→ **Exercise instructions**: Where a line holds the word "runningVar", count it, then give only the total for the entries below.
[Data records]
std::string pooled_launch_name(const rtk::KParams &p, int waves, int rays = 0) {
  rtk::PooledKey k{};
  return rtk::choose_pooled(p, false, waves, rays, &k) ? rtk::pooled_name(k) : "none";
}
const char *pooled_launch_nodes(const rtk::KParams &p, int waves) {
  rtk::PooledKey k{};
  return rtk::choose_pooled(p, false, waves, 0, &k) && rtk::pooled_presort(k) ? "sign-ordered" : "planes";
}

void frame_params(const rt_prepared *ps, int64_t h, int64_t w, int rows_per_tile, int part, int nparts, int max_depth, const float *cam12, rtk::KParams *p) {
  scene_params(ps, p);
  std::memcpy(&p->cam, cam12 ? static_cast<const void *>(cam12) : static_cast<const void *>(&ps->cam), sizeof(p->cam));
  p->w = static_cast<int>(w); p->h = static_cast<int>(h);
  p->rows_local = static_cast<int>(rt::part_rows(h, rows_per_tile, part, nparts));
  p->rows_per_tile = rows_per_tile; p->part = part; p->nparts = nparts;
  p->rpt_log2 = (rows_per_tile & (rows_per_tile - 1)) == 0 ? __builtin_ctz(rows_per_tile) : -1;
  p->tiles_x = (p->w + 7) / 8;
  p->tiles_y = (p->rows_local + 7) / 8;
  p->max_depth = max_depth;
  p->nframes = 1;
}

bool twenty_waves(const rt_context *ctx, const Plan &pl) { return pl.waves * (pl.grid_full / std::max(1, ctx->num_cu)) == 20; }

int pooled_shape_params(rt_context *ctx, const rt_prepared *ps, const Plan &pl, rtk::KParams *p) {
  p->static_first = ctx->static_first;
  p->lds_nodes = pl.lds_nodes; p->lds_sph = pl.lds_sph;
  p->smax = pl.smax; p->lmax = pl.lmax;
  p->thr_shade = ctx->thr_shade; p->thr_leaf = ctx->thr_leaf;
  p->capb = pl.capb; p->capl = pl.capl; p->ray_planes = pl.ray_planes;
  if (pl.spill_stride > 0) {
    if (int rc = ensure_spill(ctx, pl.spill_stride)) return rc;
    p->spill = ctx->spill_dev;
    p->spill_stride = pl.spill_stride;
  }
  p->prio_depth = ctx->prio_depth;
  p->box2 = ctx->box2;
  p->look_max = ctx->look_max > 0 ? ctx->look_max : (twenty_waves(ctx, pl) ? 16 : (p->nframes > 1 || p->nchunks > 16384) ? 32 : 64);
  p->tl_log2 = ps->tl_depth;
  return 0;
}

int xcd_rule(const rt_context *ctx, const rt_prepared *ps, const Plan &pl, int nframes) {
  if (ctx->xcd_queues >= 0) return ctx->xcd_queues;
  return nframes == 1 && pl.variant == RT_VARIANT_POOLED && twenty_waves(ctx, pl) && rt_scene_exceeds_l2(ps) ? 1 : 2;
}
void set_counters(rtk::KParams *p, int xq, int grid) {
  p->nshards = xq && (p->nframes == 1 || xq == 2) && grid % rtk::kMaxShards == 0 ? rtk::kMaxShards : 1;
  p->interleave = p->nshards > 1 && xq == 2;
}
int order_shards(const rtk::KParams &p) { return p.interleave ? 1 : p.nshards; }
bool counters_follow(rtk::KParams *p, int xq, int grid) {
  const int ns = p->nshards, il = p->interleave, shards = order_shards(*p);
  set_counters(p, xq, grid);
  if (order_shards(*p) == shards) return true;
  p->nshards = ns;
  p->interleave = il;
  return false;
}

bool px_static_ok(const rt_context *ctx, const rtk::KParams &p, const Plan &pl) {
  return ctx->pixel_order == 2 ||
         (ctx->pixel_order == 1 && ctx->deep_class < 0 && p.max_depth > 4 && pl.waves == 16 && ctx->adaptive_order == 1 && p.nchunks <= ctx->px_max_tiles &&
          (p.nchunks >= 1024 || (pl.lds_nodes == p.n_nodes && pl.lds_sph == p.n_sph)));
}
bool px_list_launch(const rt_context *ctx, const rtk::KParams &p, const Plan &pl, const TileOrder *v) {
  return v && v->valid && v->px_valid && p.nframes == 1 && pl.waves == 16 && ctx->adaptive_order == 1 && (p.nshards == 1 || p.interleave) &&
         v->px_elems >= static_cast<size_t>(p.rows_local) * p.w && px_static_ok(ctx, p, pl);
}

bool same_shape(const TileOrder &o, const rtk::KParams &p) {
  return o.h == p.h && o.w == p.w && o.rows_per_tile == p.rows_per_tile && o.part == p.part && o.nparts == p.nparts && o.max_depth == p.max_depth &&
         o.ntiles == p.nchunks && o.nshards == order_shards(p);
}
[/Data records]
[Data records]
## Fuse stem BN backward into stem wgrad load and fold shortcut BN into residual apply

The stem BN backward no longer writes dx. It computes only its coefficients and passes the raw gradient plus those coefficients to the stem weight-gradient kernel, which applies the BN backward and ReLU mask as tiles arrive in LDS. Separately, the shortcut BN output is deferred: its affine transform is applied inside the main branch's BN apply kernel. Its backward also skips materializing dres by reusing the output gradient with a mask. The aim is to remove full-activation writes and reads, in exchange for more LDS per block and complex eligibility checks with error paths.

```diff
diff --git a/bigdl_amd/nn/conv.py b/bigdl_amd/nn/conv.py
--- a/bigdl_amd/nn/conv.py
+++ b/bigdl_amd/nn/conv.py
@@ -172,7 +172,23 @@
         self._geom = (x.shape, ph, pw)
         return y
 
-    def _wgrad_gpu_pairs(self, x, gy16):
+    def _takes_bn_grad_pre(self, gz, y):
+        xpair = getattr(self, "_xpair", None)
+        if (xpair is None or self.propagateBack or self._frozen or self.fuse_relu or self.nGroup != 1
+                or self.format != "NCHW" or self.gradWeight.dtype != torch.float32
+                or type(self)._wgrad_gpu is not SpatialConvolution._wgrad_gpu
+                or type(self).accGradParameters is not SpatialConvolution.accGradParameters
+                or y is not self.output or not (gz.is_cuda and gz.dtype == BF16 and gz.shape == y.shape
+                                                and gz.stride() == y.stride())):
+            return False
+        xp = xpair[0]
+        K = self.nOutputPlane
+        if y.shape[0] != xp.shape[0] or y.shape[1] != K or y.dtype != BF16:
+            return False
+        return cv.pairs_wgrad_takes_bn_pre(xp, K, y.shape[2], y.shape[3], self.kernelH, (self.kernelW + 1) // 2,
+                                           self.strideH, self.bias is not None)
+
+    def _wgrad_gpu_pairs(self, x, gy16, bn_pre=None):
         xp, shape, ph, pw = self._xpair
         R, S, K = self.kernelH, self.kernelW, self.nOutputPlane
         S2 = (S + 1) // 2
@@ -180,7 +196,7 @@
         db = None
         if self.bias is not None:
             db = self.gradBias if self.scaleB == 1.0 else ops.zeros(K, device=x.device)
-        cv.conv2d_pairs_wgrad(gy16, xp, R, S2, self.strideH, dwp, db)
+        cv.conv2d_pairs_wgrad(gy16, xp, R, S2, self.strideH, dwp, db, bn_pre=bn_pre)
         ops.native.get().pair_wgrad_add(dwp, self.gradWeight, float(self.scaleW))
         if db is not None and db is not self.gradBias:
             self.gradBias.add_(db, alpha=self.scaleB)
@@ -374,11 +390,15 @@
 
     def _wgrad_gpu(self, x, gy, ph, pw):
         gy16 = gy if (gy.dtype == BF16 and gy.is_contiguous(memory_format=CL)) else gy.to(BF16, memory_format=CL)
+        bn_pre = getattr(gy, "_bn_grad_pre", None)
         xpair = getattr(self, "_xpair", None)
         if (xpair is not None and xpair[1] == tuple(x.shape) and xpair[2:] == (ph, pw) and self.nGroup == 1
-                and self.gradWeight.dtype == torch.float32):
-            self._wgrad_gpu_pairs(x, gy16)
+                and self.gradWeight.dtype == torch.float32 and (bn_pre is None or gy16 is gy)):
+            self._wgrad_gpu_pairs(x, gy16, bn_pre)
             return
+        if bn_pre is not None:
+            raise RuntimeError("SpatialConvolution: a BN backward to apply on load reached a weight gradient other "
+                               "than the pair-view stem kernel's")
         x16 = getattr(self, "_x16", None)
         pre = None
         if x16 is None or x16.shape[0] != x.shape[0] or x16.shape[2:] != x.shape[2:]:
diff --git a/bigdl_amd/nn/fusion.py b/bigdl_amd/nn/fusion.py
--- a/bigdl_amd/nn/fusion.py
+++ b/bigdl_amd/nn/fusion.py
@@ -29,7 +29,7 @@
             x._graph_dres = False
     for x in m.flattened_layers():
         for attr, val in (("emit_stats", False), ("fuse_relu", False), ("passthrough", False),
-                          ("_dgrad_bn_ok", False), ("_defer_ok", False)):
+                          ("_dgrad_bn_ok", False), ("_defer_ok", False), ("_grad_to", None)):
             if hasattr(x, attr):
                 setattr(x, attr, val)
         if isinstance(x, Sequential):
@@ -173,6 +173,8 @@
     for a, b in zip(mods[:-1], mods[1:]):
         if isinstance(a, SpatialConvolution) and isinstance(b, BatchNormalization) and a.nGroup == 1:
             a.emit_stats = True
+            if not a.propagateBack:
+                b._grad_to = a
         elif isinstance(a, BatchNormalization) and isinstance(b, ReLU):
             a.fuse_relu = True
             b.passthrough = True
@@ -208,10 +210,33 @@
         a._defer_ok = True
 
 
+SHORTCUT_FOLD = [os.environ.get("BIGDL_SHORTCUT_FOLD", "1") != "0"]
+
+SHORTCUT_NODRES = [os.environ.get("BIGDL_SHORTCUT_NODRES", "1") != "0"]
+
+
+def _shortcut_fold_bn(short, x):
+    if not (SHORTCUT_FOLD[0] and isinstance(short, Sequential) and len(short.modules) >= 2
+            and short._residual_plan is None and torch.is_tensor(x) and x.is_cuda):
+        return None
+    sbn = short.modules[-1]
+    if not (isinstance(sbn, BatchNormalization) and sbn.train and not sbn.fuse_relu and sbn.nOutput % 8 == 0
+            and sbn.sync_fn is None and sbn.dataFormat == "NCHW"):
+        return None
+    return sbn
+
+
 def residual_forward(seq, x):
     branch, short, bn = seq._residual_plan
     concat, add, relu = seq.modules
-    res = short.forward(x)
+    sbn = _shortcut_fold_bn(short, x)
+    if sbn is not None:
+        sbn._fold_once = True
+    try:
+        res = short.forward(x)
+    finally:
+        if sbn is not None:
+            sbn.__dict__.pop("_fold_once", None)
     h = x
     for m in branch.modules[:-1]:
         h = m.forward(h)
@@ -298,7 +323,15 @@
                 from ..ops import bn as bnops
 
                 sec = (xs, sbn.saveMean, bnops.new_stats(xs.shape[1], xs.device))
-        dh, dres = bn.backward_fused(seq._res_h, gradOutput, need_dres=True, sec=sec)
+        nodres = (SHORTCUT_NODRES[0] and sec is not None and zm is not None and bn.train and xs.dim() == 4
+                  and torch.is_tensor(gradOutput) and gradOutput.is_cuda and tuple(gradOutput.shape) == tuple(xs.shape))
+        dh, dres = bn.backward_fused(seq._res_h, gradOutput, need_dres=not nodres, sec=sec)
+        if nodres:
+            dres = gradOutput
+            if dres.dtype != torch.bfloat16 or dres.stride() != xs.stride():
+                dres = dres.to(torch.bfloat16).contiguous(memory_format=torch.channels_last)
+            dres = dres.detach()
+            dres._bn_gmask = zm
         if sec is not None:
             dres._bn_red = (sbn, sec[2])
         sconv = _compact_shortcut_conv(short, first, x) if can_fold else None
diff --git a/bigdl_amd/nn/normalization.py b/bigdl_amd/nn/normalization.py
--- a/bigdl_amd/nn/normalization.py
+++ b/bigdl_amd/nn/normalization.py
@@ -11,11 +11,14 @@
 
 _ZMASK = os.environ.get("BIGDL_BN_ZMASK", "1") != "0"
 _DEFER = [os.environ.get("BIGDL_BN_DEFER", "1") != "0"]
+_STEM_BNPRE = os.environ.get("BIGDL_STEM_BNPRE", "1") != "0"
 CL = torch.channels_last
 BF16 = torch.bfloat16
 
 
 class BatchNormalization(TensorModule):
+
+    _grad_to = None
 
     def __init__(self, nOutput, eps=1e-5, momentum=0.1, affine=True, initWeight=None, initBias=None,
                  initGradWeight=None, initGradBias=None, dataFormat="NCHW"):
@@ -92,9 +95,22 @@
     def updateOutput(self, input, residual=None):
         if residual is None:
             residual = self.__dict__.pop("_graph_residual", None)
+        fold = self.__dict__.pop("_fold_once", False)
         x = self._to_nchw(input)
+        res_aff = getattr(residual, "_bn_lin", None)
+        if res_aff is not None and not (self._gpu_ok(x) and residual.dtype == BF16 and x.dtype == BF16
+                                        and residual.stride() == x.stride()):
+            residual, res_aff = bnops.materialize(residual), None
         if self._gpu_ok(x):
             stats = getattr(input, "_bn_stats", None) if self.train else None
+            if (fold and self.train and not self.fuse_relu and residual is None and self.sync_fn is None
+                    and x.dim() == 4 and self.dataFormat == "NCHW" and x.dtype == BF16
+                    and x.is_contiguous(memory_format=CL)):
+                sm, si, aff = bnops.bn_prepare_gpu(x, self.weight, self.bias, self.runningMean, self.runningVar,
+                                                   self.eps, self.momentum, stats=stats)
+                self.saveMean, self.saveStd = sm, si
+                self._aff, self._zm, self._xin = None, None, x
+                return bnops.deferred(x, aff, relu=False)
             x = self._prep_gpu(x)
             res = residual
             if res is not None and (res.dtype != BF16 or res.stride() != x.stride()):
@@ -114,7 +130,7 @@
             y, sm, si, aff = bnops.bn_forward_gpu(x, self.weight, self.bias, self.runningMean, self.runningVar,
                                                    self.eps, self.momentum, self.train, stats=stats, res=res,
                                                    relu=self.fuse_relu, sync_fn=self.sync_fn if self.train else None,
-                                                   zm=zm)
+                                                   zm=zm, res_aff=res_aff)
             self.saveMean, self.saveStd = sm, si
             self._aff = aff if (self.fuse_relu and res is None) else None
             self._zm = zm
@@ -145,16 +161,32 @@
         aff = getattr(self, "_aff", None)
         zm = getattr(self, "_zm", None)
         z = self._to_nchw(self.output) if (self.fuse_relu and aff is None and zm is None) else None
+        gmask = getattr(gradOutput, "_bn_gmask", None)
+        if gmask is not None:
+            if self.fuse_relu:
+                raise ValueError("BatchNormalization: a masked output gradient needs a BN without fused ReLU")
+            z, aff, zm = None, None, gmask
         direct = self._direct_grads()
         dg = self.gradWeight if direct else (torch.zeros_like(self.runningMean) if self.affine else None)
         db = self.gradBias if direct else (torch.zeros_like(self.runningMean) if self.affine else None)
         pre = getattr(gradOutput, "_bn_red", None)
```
[/Data records]
→ **Response to this task**: 2